§ MATERIAL SHOWN:
private:
    const gpu_info* gpu;
    hipStream_t stream;
    bool own_stream;
    hipStream_t aux = nullptr;
    unsigned gseq = 0;
    hipStream_t cpy = nullptr;
    hipEvent_t join_ev = nullptr;
    hipEvent_t ev_fork = nullptr, ev_sorted[2] = {nullptr, nullptr}, ev_accdone[2] = {nullptr, nullptr};
    hipEvent_t ev_copied[2] = {nullptr, nullptr}, ev_chunkdone[2] = {nullptr, nullptr};
    unsigned char* blob = nullptr;
    size_t blob_sz = 0;
    unsigned char* stage = nullptr;
    size_t stage_sz = 0;
    std_bucket_t* h_sums = nullptr;
    size_t h_sums_cap = 0;
    u32* h_flag = nullptr;
    const u32* h_flag_cur = nullptr;
    u32* d_pflag = nullptr;
    bool piece_pending = false;
    std::vector<hipEvent_t> tev;
    unsigned char* pre_points = nullptr;
    size_t pre_n = 0, pre_stride = 0;
    unsigned pre_fb_wbits = 0, pre_fb_nwins = 0;
    float last_ms[4] = {0, 0, 0, 0};
    unsigned last_chunks = 0;
    unsigned last_redo = 0;
    bool timing = false;

    struct layout {
        size_t digits[2], sorted[2], partA[2], H[2], tot[2], offA[2], off[2], curB[2], bigl[2];
        size_t buckets, keyA, ptA, keyB, ptB, keyC, flag, A1, W1, A2, W2, conv, sums, total;
    };

    static size_t align_up(size_t x) { return (x + 255) & ~(size_t)255; }
    static constexpr size_t conv_stride()
    {
        if constexpr (INTERNAL) return affine_loader<FD>::STRIDE; else return 0;
    }

    layout make_layout(const msm_plan& p, bool convert) const
    {
        layout l; size_t o = 0;
        auto take = [&](size_t sz) { size_t r = o; o += align_up(sz); return r; };
        const size_t wg = p.wpg;
        for (unsigned b = 0; b < 2; b++) {
            if (b == 1 && p.G == 1) {
                l.digits[1] = l.digits[0]; l.sorted[1] = l.sorted[0]; l.partA[1] = l.partA[0]; l.H[1] = l.H[0]; l.tot[1] = l.tot[0];
                l.offA[1] = l.offA[0]; l.off[1] = l.off[0]; l.curB[1] = l.curB[0]; l.bigl[1] = l.bigl[0];
                break;
            }
            l.digits[b] = take(wg * p.n * 4);
            l.sorted[b] = take(wg * p.n * 4);
            l.partA[b]  = take(wg * p.n * (p.IB ? 4 : 8));
            l.H[b]      = take(wg * p.nslabs * p.NA * 4);
            l.tot[b]    = take(wg * p.NA * 4);
            l.offA[b]   = take(wg * (p.NA + 1) * 4);
            l.off[b]    = take(wg * ((size_t)p.NB + 1) * 4);
            l.curB[b]   = take(wg * ((size_t)p.NB + 1) * 4);
            l.bigl[b]   = take((wg * p.NA + 1) * 4);
        }
        l.buckets = take((size_t)p.nwins * p.NB * sizeof(bucket_t));
        size_t nrecA = (size_t)2 * p.nwins * p.chunks_per_win;
        size_t nrecB = 2 * ((nrecA + p.F - 1) / p.F);
        l.keyA = take(nrecA * 4); l.ptA = take(nrecA * sizeof(bucket_t));
        l.keyB = take(nrecB * 4); l.ptB = take(nrecB * sizeof(bucket_t));
        l.keyC = take(nrecA * 4); l.flag = take(4);
        size_t n1 = (size_t)p.nwins * std::max<size_t>(p.NB / p.K1, lg2_floor(p.NB) + 1);
        l.A1 = take(n1 * sizeof(bucket_t)); l.W1 = take(n1 * sizeof(bucket_t));
        l.A2 = take(n1 * sizeof(bucket_t)); l.W2 = take(n1 * sizeof(bucket_t));
        l.conv = take(INTERNAL && convert ? (size_t)p.n * conv_stride() : 0);
        l.sums = take(((size_t)p.nwins + 1) * std::max(sizeof(std_bucket_t), sizeof(bucket_t)));
        l.total = o;
        return l;
    }

    void reserve(size_t sz)
    {
        if (sz <= blob_sz) return;
        if (blob) {
            HIP_OK(hipStreamSynchronize(stream));
            if (aux) HIP_OK(hipStreamSynchronize(aux));
            HIP_OK(hipFree(blob)); blob = nullptr; blob_sz = 0;
        }
        HIP_OK(dev_scratch_pool::malloc_or_drain((void**)&blob, sz));
        blob_sz = sz;
    }
    void reserve_stage(size_t sz)
    {
        if (sz <= stage_sz) return;
        if (stage) { HIP_OK(hipDeviceSynchronize()); HIP_OK(hipFree(stage)); stage = nullptr; stage_sz = 0; }
        HIP_OK(dev_scratch_pool::malloc_or_drain((void**)&stage, sz));
        stage_sz = sz;
    }
    void reserve_sums(size_t count)
    {
        if (count <= h_sums_cap) return;
        if (h_sums) { HIP_OK(hipStreamSynchronize(stream)); HIP_OK(hipHostFree(h_sums)); h_sums = nullptr; h_sums_cap = 0; }
        HIP_OK(hipHostMalloc((void**)&h_sums, count * sizeof(std_bucket_t), hipHostMallocDefault));
        h_sums_cap = count;
    }
    void need_event(hipEvent_t& e) { if (!e) HIP_OK(hipEventCreateWithFlags(&e, hipEventDisableTiming)); }
    std::map<const void*, size_t> lds_done;
    void lds_attr(const void* fn, size_t bytes)
    {
        size_t& have = lds_done[fn];
        if (bytes <= have) return;
        HIP_OK(hipFuncSetAttribute(fn, hipFuncAttributeMaxDynamicSharedMemorySize, (int)bytes));
        have = bytes;
    }
    void need_aux()
    {
        if (aux) return;
        unsigned ncu = 0;
#ifdef SPPARK_TUNING
        if (const char* e = getenv("SPPARK_MSM_AUX_CUS")) ncu = (unsigned)atoi(e);
#endif
        const unsigned total = (unsigned)gpu->prop.multiProcessorCount;
        hipError_t err = hipErrorNotSupported;
        if (ncu && ncu < total) {
            std::vector<uint32_t> mask((total + 31) / 32, 0);
            for (unsigned k = 0; k < ncu; k++) {
                unsigned cu = (unsigned)(((uint64_t)k * total) / ncu);
                mask[cu / 32] |= 1u << (cu % 32);
            }
            err = hipExtStreamCreateWithCUMask(&aux, (uint32_t)mask.size(), mask.data());
            if (err != hipSuccess) { (void)hipGetLastError(); aux = nullptr; }
        }
        if (!aux) HIP_OK(hipStreamCreateWithFlags(&aux, hipStreamNonBlocking));
        need_event(ev_fork);
        for (int b = 0; b < 2; b++) { need_event(ev_sorted[b]); need_event(ev_accdone[b]); }
    }
    void need_cpy()
    {
        if (cpy) return;
        HIP_OK(hipStreamCreateWithFlags(&cpy, hipStreamNonBlocking));
        for (int b = 0; b < 2; b++) { need_event(ev_copied[b]); need_event(ev_chunkdone[b]); }
    }
    void need_tev(size_t count)
    {
        while (tev.size() < count) { hipEvent_t e; HIP_OK(hipEventCreate(&e)); tev.push_back(e); }
    }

§ ASSIGNMENT:
Can you repeat, word for word, every line above from the one containing "h_sums_cap = count;" down to the one containing "if (ncu && ncu", including both?

§ RESULT OF THE EXERCISE:
        h_sums_cap = count;
    }
    void need_event(hipEvent_t& e) { if (!e) HIP_OK(hipEventCreateWithFlags(&e, hipEventDisableTiming)); }
    std::map<const void*, size_t> lds_done;
    void lds_attr(const void* fn, size_t bytes)
    {
        size_t& have = lds_done[fn];
        if (bytes <= have) return;
        HIP_OK(hipFuncSetAttribute(fn, hipFuncAttributeMaxDynamicSharedMemorySize, (int)bytes));
        have = bytes;
    }
    void need_aux()
    {
        if (aux) return;
        unsigned ncu = 0;
#ifdef SPPARK_TUNING
        if (const char* e = getenv("SPPARK_MSM_AUX_CUS")) ncu = (unsigned)atoi(e);
#endif
        const unsigned total = (unsigned)gpu->prop.multiProcessorCount;
        hipError_t err = hipErrorNotSupported;
        if (ncu && ncu < total) {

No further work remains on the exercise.